Guy Ross'ud, medieval harp

Guy Ross earned a B.A. in lute performance at Laval University. Since then, he
has specialized in vocal and instrumental music of the Middle Ages and the Renaissance. Serious research led him to develop ideas and a playing technique based on the study of treatises and other repertoires from the 14th to the 17th centuries.
As well, he has polished his vocal and instrumental approach to the interpretation of medieval music through work with Benjamin Bagby and Barbara Thornton of the Ensemble Sequentia.
Over the past several years, he has developed a deep interest in the 'ud (the lute of the Middle East) and has explored classical Turkish music, in both practice and theory. He is presently a member of Constantinople, an ensemble that explores early repertoires of the East. Guy Ross teaches the lute at Laval University. He was a member of the ensembles Anonymus and Strada for ten years.

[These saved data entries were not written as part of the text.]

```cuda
extern "C" int hbr_composite_maps_bwd(const float* t, int64_t t_rs, const float* rgb, int64_t rgb_st, const float* sigma,
                                      int64_t sig_st, const float* dn, float dn_scalar, const uint8_t* mask,
                                      const int32_t* rowmap, int64_t R, int64_t S, const float* gC, const float* gD,
                                      const float* gA, float* drgb, int64_t drgb_st, float* dsig, int64_t dsig_st,
                                      float ert_tau, void* stream) {
  if (R == 0) return HBR_OK;
  if (int rc = check_composite(t, t_rs, rgb, sigma, R, S)) return rc;
  HBR_REQUIRE(drgb && dsig, "NULL pointer");
  return composite_bwd_launch<true>(t, t_rs, rgb, rgb_st, sigma, sig_st, dn, dn_scalar, mask, rowmap, R, S, gC, gD, gA,
                                    drgb, drgb_st, dsig, dsig_st, ert_tau, stream);
}

extern "C" int hbr_hier_sample(float* w, const float* t, const float* u, const float* cand, int64_t R, int64_t S,
                               int clamp_in_place, float* t_fine, void* stream) {
  if (R == 0) return HBR_OK;
  HBR_REQUIRE(S >= 1 && S <= 2048, "S=%lld (1..2048)", (long long)S);
  HBR_REQUIRE(w && t && u && cand && t_fine, "NULL pointer");
  int P2 = 2;
  while (P2 < 2 * S) P2 <<= 1;
  const size_t smem = (size_t)kHierWarps * (S + P2) * sizeof(float);
  HBR_CUDA(cudaFuncSetAttribute(hier_sample_kernel, cudaFuncAttributeMaxDynamicSharedMemorySize, (int)smem));
  hier_sample_kernel<<<(unsigned)ceil_div(R, kHierWarps), kHierWarps * 32, smem, as_stream(stream)>>>(
      w, t, u, cand, R, (int)S, P2, clamp_in_place, t_fine);
  HBR_LAUNCH_CHECK();
  return HBR_OK;
}
```

### human_body_reconstruction_b200/csrc/hash_grid.cu

```cuda
#include "common.cuh"

namespace hbr {

#ifndef HBR_HASH_TILE
#define HBR_HASH_TILE 128
#endif
constexpr int kTilePts = HBR_HASH_TILE;
constexpr int kHashThreads = 2 * kTilePts;

template <int F> struct FeatVec;
template <> struct FeatVec<1> { using type = float; };
template <> struct FeatVec<2> { using type = float2; };
template <> struct FeatVec<4> { using type = float4; };

template <int F>
__device__ __forceinline__ void load_feat(const float* __restrict__ base, uint32_t idx, float v[F]) {
  if (F == 1) {
    v[0] = __ldg(base + idx);
  } else if (F == 2) {
    const float2 t = __ldg(reinterpret_cast<const float2*>(base) + idx);
    v[0] = t.x; v[1] = t.y;
  } else {
    const float4 t = __ldg(reinterpret_cast<const float4*>(base) + idx);
    v[0] = t.x; v[1] = t.y; v[2] = t.z; v[3] = t.w;
  }
}

__device__ __forceinline__ void red_add_f32(float* p, float a) {
  asm volatile("red.global.add.f32 [%0], %1;" ::"l"(p), "f"(a) : "memory");
}
__device__ __forceinline__ void red_add_v2(float* p, float a, float b) {
  asm volatile("red.global.add.v2.f32 [%0], {%1, %2};" ::"l"(p), "f"(a), "f"(b) : "memory");
}
__device__ __forceinline__ void red_add_v4(float* p, float a, float b, float c, float d) {
  asm volatile("red.global.add.v4.f32 [%0], {%1, %2, %3, %4};" ::"l"(p), "f"(a), "f"(b), "f"(c), "f"(d) : "memory");
}

template <int F>
__device__ __forceinline__ void red_feat(float* base, uint32_t idx, const float v[F]) {
  if (F == 1) {
    red_add_f32(base + idx, v[0]);
  } else if (F == 2) {
    red_add_v2(base + 2 * (size_t)idx, v[0], v[1]);
  } else {
    red_add_v4(base + 4 * (size_t)idx, v[0], v[1], v[2], v[3]);
  }
}

template <typename XT>
__device__ __forceinline__ void load_point(const XT* __restrict__ x, long long gp, long long n, float p[3]) {
  if (gp < n) {
    p[0] = load_coord(x + gp * 3 + 0);
    p[1] = load_coord(x + gp * 3 + 1);
    p[2] = load_coord(x + gp * 3 + 2);
  } else {
    p[0] = p[1] = p[2] = 0.f;
  }
}

struct RaySrc {
  const float* o;
  const float* d;
  const float* t;
  long long S, t_stride;
};
struct RayPts {};
__device__ __forceinline__ void load_point(const RaySrc& rs, long long gp, long long n, float p[3]) {
  if (gp < n) {
    long long ray, smp;
    if (n <= 0xffffffffLL) {
      const unsigned q = (unsigned)gp / (unsigned)rs.S;
      ray = q;
      smp = (long long)((unsigned)gp - q * (unsigned)rs.S);
    } else {
      ray = gp / rs.S;
      smp = gp - ray * rs.S;
    }
    const float tt = __ldg(rs.t + ray * rs.t_stride + smp);
#pragma unroll
    for (int a = 0; a < 3; ++a) p[a] = __fadd_rn(__ldg(rs.o + ray * 3 + a), __fmul_rn(__ldg(rs.d + ray * 3 + a), tt));
  } else {
    p[0] = p[1] = p[2] = 0.f;
  }
}
template <typename XT> struct PointSrc { using type = const XT*; };
template <> struct PointSrc<RayPts> { using type = RaySrc; };

template <int F, bool POW2, typename XT, int PAIR = 0, int UNR = 4, typename YT = float>
__global__ void __launch_bounds__(kHashThreads)
hash_fwd_kernel(const typename PointSrc<XT>::type x, long long n, const float* __restrict__ table, YT* __restrict__ y,
                long long y_stride, const __grid_constant__ HashGeom g, int y_fmt, const unsigned long long* __restrict__ n_dev) {
  extern __shared__ float tile[];
  if (n_dev != nullptr) {
    n = min(n, (long long)__ldg(n_dev));
    if ((long long)blockIdx.x * kTilePts >= n) return;
  }
  const int C = g.L * F;
  const int pitch = C | 1;
  const int p = threadIdx.x & (kTilePts - 1);
  const int grp = threadIdx.x / kTilePts;
  const long long base = (long long)blockIdx.x * kTilePts;
  float pt[3];
  load_point(x, base + p, n, pt);

#pragma unroll UNR
  for (int l = grp; l < g.L; l += 2) {
    const float s = g.scale[l];
    long long ix, iy, iz;
    float fx, fy, fz;
    cell_of(pt[0], g.mu[0], g.sigma, s, ix, fx);
    cell_of(pt[1], g.mu[1], g.sigma, s, iy, fy);
    cell_of(pt[2], g.mu[2], g.sigma, s, iz, fz);
    uint32_t idx[8];
    corner_indices<POW2>(ix, iy, iz, g.T, idx);
    const float* lvl = table + (size_t)l * g.T * F;
    float v[8][F];
    if (F == 2 && POW2 && PAIR == 1) {
      const bool even = !(ix & 1);
#pragma unroll
      for (int c = 0; c < 8; c += 2) {
        const float4 q0 = __ldg(reinterpret_cast<const float4*>(lvl) + (idx[c] >> 1));
        float4 q1 = q0;
        if (!even) q1 = __ldg(reinterpret_cast<const float4*>(lvl) + (idx[c + 1] >> 1));
        const bool o0 = idx[c] & 1, o1 = idx[c + 1] & 1;
        v[c][0] = o0 ? q0.z : q0.x;     v[c][F - 1] = o0 ? q0.w : q0.y;
        v[c + 1][0] = o1 ? q1.z : q1.x; v[c + 1][F - 1] = o1 ? q1.w : q1.y;
      }
    } else {
#pragma unroll
      for (int c = 0; c < 8; ++c) load_feat<F>(lvl, idx[c], v[c]);
    }
    float w[8];
    corner_weights(fx, fy, fz, w);
#pragma unroll
    for (int f = 0; f < F; ++f) {
      float acc = __fmul_rn(v[0][f], w[0]);
#pragma unroll
      for (int c = 1; c < 8; ++c) acc = __fadd_rn(acc, __fmul_rn(v[c][f], w[c]));
      tile[p * pitch + l * F + f] = acc;
    }
  }
  __syncthreads();
  const int cols = C + g.E;
  const int warp = threadIdx.x >> 5, lane = threadIdx.x & 31;
  if (sizeof(YT) == 2) {
    uint32_t* y32 = reinterpret_cast<uint32_t*>(y);
    const int half = cols >> 1;
    for (int e = threadIdx.x; e < kTilePts * half; e += kHashThreads) {
      const int r = e / half, c = (e - r * half) * 2;
      const long long gp = base + r;
      if (gp >= n) break;
      const float a = c < C ? tile[r * pitch + c] : 0.f, b = c + 1 < C ? tile[r * pitch + c + 1] : 0.f;
      uint32_t v;
      if (y_fmt == HBR_F16) {
        const __half2 hh = __floats2half2_rn(a, b);
        v = *reinterpret_cast<const uint32_t*>(&hh);
      } else {
        const __nv_bfloat162 hh = __floats2bfloat162_rn(a, b);
        v = *reinterpret_cast<const uint32_t*>(&hh);
      }
      y32[(gp * y_stride + c) >> 1] = v;
    }
  } else {
    for (int r = warp; r < kTilePts; r += kHashThreads / 32) {
      const long long gp = base + r;
      if (gp >= n) break;
      for (int c = lane; c < cols; c += 32) y[gp * y_stride + c] = (YT)(c < C ? tile[r * pitch + c] : 0.f);
    }
  }
}
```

Matthew Jennejohnmute cornett, cornetto, recorders

Born in British Columbia, Matthew Jennejohn pursues an active performing career on the cornetto, recorder, and baroque oboe. A specialist in music of the Renaissance, Baroque, and Middle Ages, he has performed with many of the leading early music ensembles in North America including Constantinople, the Studio de Musique Ancienne de Montréal, Les Boreades, Ensemble Arion, Tafelmusik, Les Voix Baroques, Tempesta di Mare, Les Idées Heureuses, The Trinity Consort, La Nouvele Sinfonie, and Les Violons du Roy.
He studied early music at the Royal Conservatory of The Hague, McGill University, and the University of British Columbia with Bruce Haynes, Marion Verbruggen, Ku Ebbinge, and Peter Hannan as well as private instruction and workshops with William Dongois and Bruce Dickey.
He is frequently heard on CBC Radio and Radio-Canada, and has a number of CD recordings to his credit, with Monica Huggett, Barthold Kuijken, Jaap ter Linden, Matthew White, and Eric Milnes.


Isabelle Marchandfiddle

Isabelle Marchand began her studies on the viola da gamba with Louis Bégin and Michel Ducharme. She holds a Bachelor of Music degree from the Université de Montréal and an M.A. from McGill University, where she studied with Mary Cyr. Throughout her years of training, she participated in numerous workshops in both North America and Europe with Sarah Cunningham, Jordi Savall, Wieland Kuijken, and Lawrence Dreyfus. Upon completion of her studies in Montreal, she continued her training for two years at the Koninklijk Conservatorium (Royal Conservatory) in The Hague with Wieland Kuijken.
After returning to Montreal in 1987, she joined the Royal Consort. As a regular member of the Ensemble Claude-Gervaise from 1981 to 1992, she recorded with the group and toured extensively in Europe, Mexico, and Canada. She was also a member of La Nef for ten years. She is co-founder of Les Plaisirs baroques and is now an active member of Constantinople.


Ziya Tabassianpercussion

Ziya Tabassian started playing the tombak (a Persian percussion) at the age of 11. From 1994 to 2001 he studied classical percussion with Julien Grégoire in Montreal, and has completed a bachelor's degree in percussion performance at the Université de Montréal. During the winter of 2002, with the help of the Conseil des arts et des lettres du Québec, Ziya went back to Iran for an advanced course in tombak with M. Bahman Rajabi. Recently, he completed a residency at the Banff Centre for the Arts, where he explored contemporary music on Persian percussion instruments.
He plays in several classical, modern, and world music ensembles and is a co-founder and an active member of both Constantinople (medieval and Renaissance music) and Duo Prémices (soprano & percussion). Ziya has performed in several concerts in Canada, the U.S., and Greece, notably at the World Music Institute in New York, the Yerba Buena Center in San Francisco, Megaron Mousikis in Athens, and Chicago's VVorld Music Festival.
Ziya was invited to participate in the recording of a new release by Kayhan Kalhor with the Kronos Quartet. Also, along with his brother Kiya, he has recorded a CD of Persian classical music entitled Garden of the Memory and has three CDs with Constantinople on the ATMA label. He has also recorded for several other productions, including with the Nouvel Ensemble Moderne and En Chordais.